Le spectre (d) est obtenu avec un rinçage rapide d'un film initial (équivalent au spectre (a)) avec de l'eau. Une élimination partielle du PAA est obtenue et il devient plus facile d'observer les bandes des molécules de calixarène qui sont relativement hydrophobes. Cette procédure permet d'augmenter la proportion de calixarène dans les films de PAA. Ce spectre montre aussi qu'une proportion importante de calixarène est présente dans le film. En se rapportant aux concentrations des solutions de PAA et de calixarène initiales, la proportion sur le spectre (a) est de 60 mg de calixarène pour 150 mg de PAA.

Exemple 5 : Préparation du complexe « PAA-calix-or » par traitement radiatif gamma

Une solution de PAA est préparée à 150mg dans 10 ml d'éthanol .

Une solution de calixarène 49 est préparée à 11g dans 40 ml de DMSO (diméthylsulfoxyde). La solution finale est faite en ajoutant 200 μΙ de la solution de calix 49 dans 10 ml de solution PAA. Une agitation de 30 minutes est nécessaire pour clarifier le mélange.

Rapporté aux composés secs cela représente 60 mg de calix 49 pour 150 mg de PAA par millilitre de solution.
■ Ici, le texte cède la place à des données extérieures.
template <int W, int NWT, bool DW, bool DBG, int NXT, typename ET>
__global__ void __launch_bounds__((NWT + (DW ? 3 : 2)) * 64) banded_forward_kernel(FwdArgs a) {
    extern __shared__ __align__(16) unsigned char smem[];
    constexpr int NP = NWT * 64;
    constexpr int EPL = NWT;
    const int S = a.S, SP = a.SP, T = a.T, SD = a.SD;
    constexpr int DC = NP + 16;
    float* dls = reinterpret_cast<float*>(smem);
    float* dl = dls + 4;
    float* Pv = dls + 4 * DC;
    float* Sv = Pv + NP + 1;
    float* Dv = Sv + NP + 1;
    VI* tot = reinterpret_cast<VI*>(Dv + kMaxDenseRows);

    const int tid = threadIdx.x;
    const int lane = tid & 63;
    const int wv = __builtin_amdgcn_readfirstlane(tid >> 6);
    const int song = blockIdx.x;
    const int Tb = song_length(a.lengths, song, T);
    const ET* __restrict__ E = reinterpret_cast<const ET*>(a.logE) + (size_t)song * T * S;
    float* __restrict__ hist = a.hist + (size_t)song * T * SD;
    constexpr bool GEN = NXT < 0;
    constexpr int NXL = GEN ? kMaxExtras : NXT;
    const int nx = GEN ? a.n_extras : NXT, nd = GEN ? a.n_dense : 0;
#ifdef VIT_TIMING_HOOKS
    const int dbg = DBG ? a.debug : 0;
#else
    constexpr int dbg = 0;
#endif

    const bool is_target = wv < NWT;
    const int j = tid;
    const bool tvalid = is_target && j < S;
    const int jst = j < S ? j : S + 1;
    const int jld = j < S ? j : S - 1;
    const int jc = j < SP ? j : 0;
    int lo = 0, kind = -2;
    float cj = 0.f;
    float aw[W];
    float xa[kMaxExtras];
    int xcol[kMaxExtras];
#pragma unroll
    for (int k = 0; k < kMaxExtras; ++k) { xa[k] = -INFINITY; xcol[k] = a.extras[k]; }
#pragma unroll
    for (int w = 0; w < W; ++w) aw[w] = 0.f;
    if (is_target) {
        cj = reinterpret_cast<const float*>(a.image + a.off_rowc)[jc];
        lo = reinterpret_cast<const int32_t*>(a.image + a.off_lo)[jc];
        kind = j < SP ? reinterpret_cast<const int32_t*>(a.image + a.off_kind)[jc] : -2;
        const float* __restrict__ tab = reinterpret_cast<const float*>(a.image + a.off_tabA);
        const float* __restrict__ xaT = reinterpret_cast<const float*>(a.image + a.off_extraA);
#pragma unroll
        for (int w = 0; w < W; ++w) aw[w] = tab[(size_t)w * SP + jc];
#pragma unroll
        for (int k = 0; k < kMaxExtras; ++k) xa[k] = xaT[(size_t)k * SP + jc];
    }
    const int role = wv - NWT;
    constexpr int kDenseRole = DW ? 2 : 1;
    const int blk = role == 1 ? 63 - lane : lane;
    const int i0 = blk * EPL;
    bool smask[EPL];
    float dA[kMaxDenseRows][EPL];
    {
        const float* __restrict__ daT = reinterpret_cast<const float*>(a.image + a.off_denseA);
#pragma unroll
        for (int e = 0; e < EPL; ++e) {
            const int i = i0 + e;
            bool m = i >= S;
#pragma unroll
            for (int k = 0; k < kMaxExtras; ++k) m |= (k < nx && i == xcol[k]);
            smask[e] = m;
#pragma unroll
            for (int d = 0; d < kMaxDenseRows; ++d)
                dA[d][e] = (role == kDenseRole && i < S && d < nd) ? daT[(size_t)d * SP + i] : -INFINITY;
        }
    }

    for (int k = tid; k < 4 * DC; k += blockDim.x) dls[k] = -INFINITY;
    __syncthreads();
    if (is_target) {
        if (tvalid) {
            const float d = reinterpret_cast<const float*>(a.image + a.off_logpi)[j] + load_e<ET>(E + j);
            hist[j] = d;
#pragma unroll
            for (int c = 0; c < 4; ++c) dl[c * DC + j - c] = d;
        }
    } else if (lane == 0) {
        if (role == 0) Pv[0] = -INFINITY;
        if (role == 1) Sv[NP] = -INFINITY;
    }
    float e_a = (tvalid && Tb > 1) ? load_e<ET>(E + S + j) : 0.f;
    float e_b = (tvalid && Tb > 2) ? load_e<ET>(E + 2 * (size_t)S + j) : 0.f;
#pragma unroll
    for (int w = 0; w < W; ++w) asm volatile("" ::"v"(aw[w]));
#pragma unroll
    for (int k = 0; k < kMaxExtras; ++k) asm volatile("" ::"v"(xa[k]));
#pragma unroll
    for (int e = 0; e < EPL; ++e) {
#pragma unroll
        for (int d = 0; d < kMaxDenseRows; ++d) asm volatile("" ::"v"(dA[d][e]));
    }
    asm volatile("" ::"v"(lo), "v"(kind), "v"(cj), "v"(e_a), "v"(e_b));
    __syncthreads();

    unsigned long long ph0 = 0, ph1 = 0, ph2 = 0, ph3 = 0;
    auto stamp = [&]() -> unsigned long long {
        unsigned long long v;
        asm volatile("s_memtime %0\n\ts_waitcnt lgkmcnt(0)" : "=s"(v)::"memory");
        return v;
    };
    auto frame = [&](const int t, float& e_slot) {
        float m = -INFINITY;
        const bool prof = (dbg & 256) != 0;
        const unsigned long long s0 = prof ? stamp() : 0ull;
        if (is_target) {
            float m0 = -INFINITY, m1 = -INFINITY, m2 = -INFINITY, m3 = -INFINITY;
            float xd[NXL > 0 ? NXL : 1];
#pragma unroll
            for (int k = 0; k < NXL; ++k) xd[k] = (!GEN || k < nx) ? dl[xcol[k]] : -INFINITY;
            if (!(dbg & 1)) {
                const f32x4* __restrict__ win = reinterpret_cast<const f32x4*>(dl + (lo & 3) * DC + (lo & ~3));
#pragma unroll
                for (int w = 0; w + 7 < W; w += 8) {
                    const f32x4 da = win[w / 4], db = win[w / 4 + 1];
                    const f32x2 c0_ = f32x2{da.x, da.y} + f32x2{aw[w + 0], aw[w + 1]};
                    const f32x2 c1_ = f32x2{da.z, da.w} + f32x2{aw[w + 2], aw[w + 3]};
                    const f32x2 c2_ = f32x2{db.x, db.y} + f32x2{aw[w + 4], aw[w + 5]};
                    const f32x2 c3_ = f32x2{db.z, db.w} + f32x2{aw[w + 6], aw[w + 7]};
                    m0 = fmaxf(fmaxf(m0, c0_.x), c0_.y);
                    m1 = fmaxf(fmaxf(m1, c1_.x), c1_.y);
                    m2 = fmaxf(fmaxf(m2, c2_.x), c2_.y);
                    m3 = fmaxf(fmaxf(m3, c3_.x), c3_.y);
                }
            }
#pragma unroll
            for (int k = 0; k < NXL; ++k) m1 = fmaxf(m1, xd[k] + xa[k]);
            m = fmaxf(fmaxf(m0, m1), fmaxf(m2, m3));
        } else if (!(dbg & 2)) {
            float d[EPL];
#pragma unroll
            for (int e = 0; e < EPL; ++e) d[e] = dl[i0 + e];
            if (role == 0) {
                float p[EPL];
                float run = -INFINITY;
#pragma unroll
                for (int e = 0; e < EPL; ++e) {
                    run = fmaxf(run, smask[e] ? -INFINITY : d[e]);
                    p[e] = run;
                }
                const float inc = wave_scan_max(run);
                const float ex = wave_shift_up(inc, -INFINITY);
#pragma unroll
                for (int e = 0; e < EPL; ++e) Pv[i0 + e + 1] = fmaxf(ex, p[e]);
                if (lane == 63 && !(dbg & 8)) hist[(size_t)(t - 1) * SD + S] = inc;
            } else {
                if (role == 1) {
                    float p[EPL];
                    float run = -INFINITY;
#pragma unroll
                    for (int e = EPL - 1; e >= 0; --e) {
                        run = fmaxf(run, smask[e] ? -INFINITY : d[e]);
                        p[e] = run;
                    }
                    const float ex = wave_shift_up(wave_scan_max(run), -INFINITY);
#pragma unroll
                    for (int e = 0; e < EPL; ++e) Sv[i0 + e] = fmaxf(ex, p[e]);
                }
                if (GEN && role == kDenseRole) {
#pragma unroll
                    for (int dr = 0; dr < kMaxDenseRows; ++dr) {
                        if (dr < nd) {
                            float dm = -INFINITY;
#pragma unroll
                            for (int e = 0; e < EPL; ++e) dm = fmaxf(dm, d[e] + dA[dr][e]);
                            dm = wave_max_all(dm);
                            if (lane == 0) Dv[dr] = dm;
                        }
                    }
                }
            }
        }
        const unsigned long long s1 = prof ? stamp() : 0ull;
        __syncthreads();
        const unsigned long long s2 = prof ? stamp() : 0ull;

        if (is_target && !(dbg & 4)) {
            m = fmaxf(m, fmaxf(Pv[lo], Sv[lo + W]) + cj);
            if (GEN) {
                const float dres = Dv[kind >= 0 ? kind : 0];
                if (kind >= 0) m = dres;
            }
            {
                const float dn = tvalid ? m + e_slot : -INFINITY;
#pragma unroll
                for (int c = 0; c < 4; ++c) dl[c * DC + j - c] = dn;
                if (!(dbg & 8)) {
                    float* __restrict__ hrow = hist + (size_t)t * SD;
                    const int tn = t + 2 < Tb ? t + 2 : Tb - 1;
                    const ET* __restrict__ erow = E + (size_t)tn * S;
                    hrow[jst] = dn;
                    e_slot = load_e<ET>(erow + jld);
                }
            }
        }
        const unsigned long long s3 = prof ? stamp() : 0ull;
        __syncthreads();
        if (prof) {
            const unsigned long long s4 = stamp();
            ph0 += s1 - s0; ph1 += s2 - s1; ph2 += s3 - s2; ph3 += s4 - s3;
        }
    };
    const unsigned long long clk0 = (dbg & 48) ? __builtin_amdgcn_s_memtime() : 0ull;
    const unsigned long long rt0 = (dbg & 48) ? __builtin_amdgcn_s_memrealtime() : 0ull;
    int t = 1;
    for (; t + 1 < Tb; t += 2) {
        frame(t, e_a);
        frame(t + 1, e_b);
    }
    if (t < Tb) frame(t, e_a);

    terminal_argmax(is_target ? dl[j] : -INFINITY, j, tvalid, tot, NWT + (DW ? 3 : 2), a.last_state, a.loglik, song);
    if ((dbg & 256) && lane == 0 && Tb > 1) {
        float* o = a.fmax + (size_t)song * 64 + 4 * wv;
        const float n = (float)(Tb - 1);
        o[0] = (float)ph0 / n; o[1] = (float)ph1 / n; o[2] = (float)ph2 / n; o[3] = (float)ph3 / n;
    }
    if ((dbg & 48) && tid == 0) {
        const unsigned long long d = (dbg & 16) ? __builtin_amdgcn_s_memtime() - clk0 : __builtin_amdgcn_s_memrealtime() - rt0;
        a.fmax[(size_t)song * 64 + 63] = (float)d / (float)(Tb > 1 ? Tb - 1 : 1);
    }
}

Une lame de verre de type lame porte objet de microscopie (7,5x2,5 cm) est dorée par un procédé de métallisation sous vide. L'application de la solution de PAA et calixarène est faite par trempage-retrait (immersion- émersion) afin d'obtenir après évaporation de l'éthanol un film de PAA couvrant et homogène d'épaisseur de 70 à 100 nm. A ce stade le DMSO est encore présent à l'état de trace dans le film, un séchage naturel prolongé, voire un chauffage à 100°C/lh est suffisant pour enlever les traces du solvant DMSO.

La lame de verre revêtue de PAA + calix 49 est introduite dans la chambre d'irradiation d'un gamma Cell 3000 Elan avec des photons de 662 keV (5,5 Gy/min). L'irradiation dure 8 h.

L'immobilisation du revêtement est testée par lavage abondant à l'eau ou par des solutions basiques (ph=9-10). Le film initialement très soluble dans l'eau ou les bases devient après irradiation insoluble et immobilisé.

Au final le film de PAA est immobilisé sur la surface après 8h d'irradiation. Des mécanismes radicalaires de réticulation ont bien eu lieu dans le volume du film.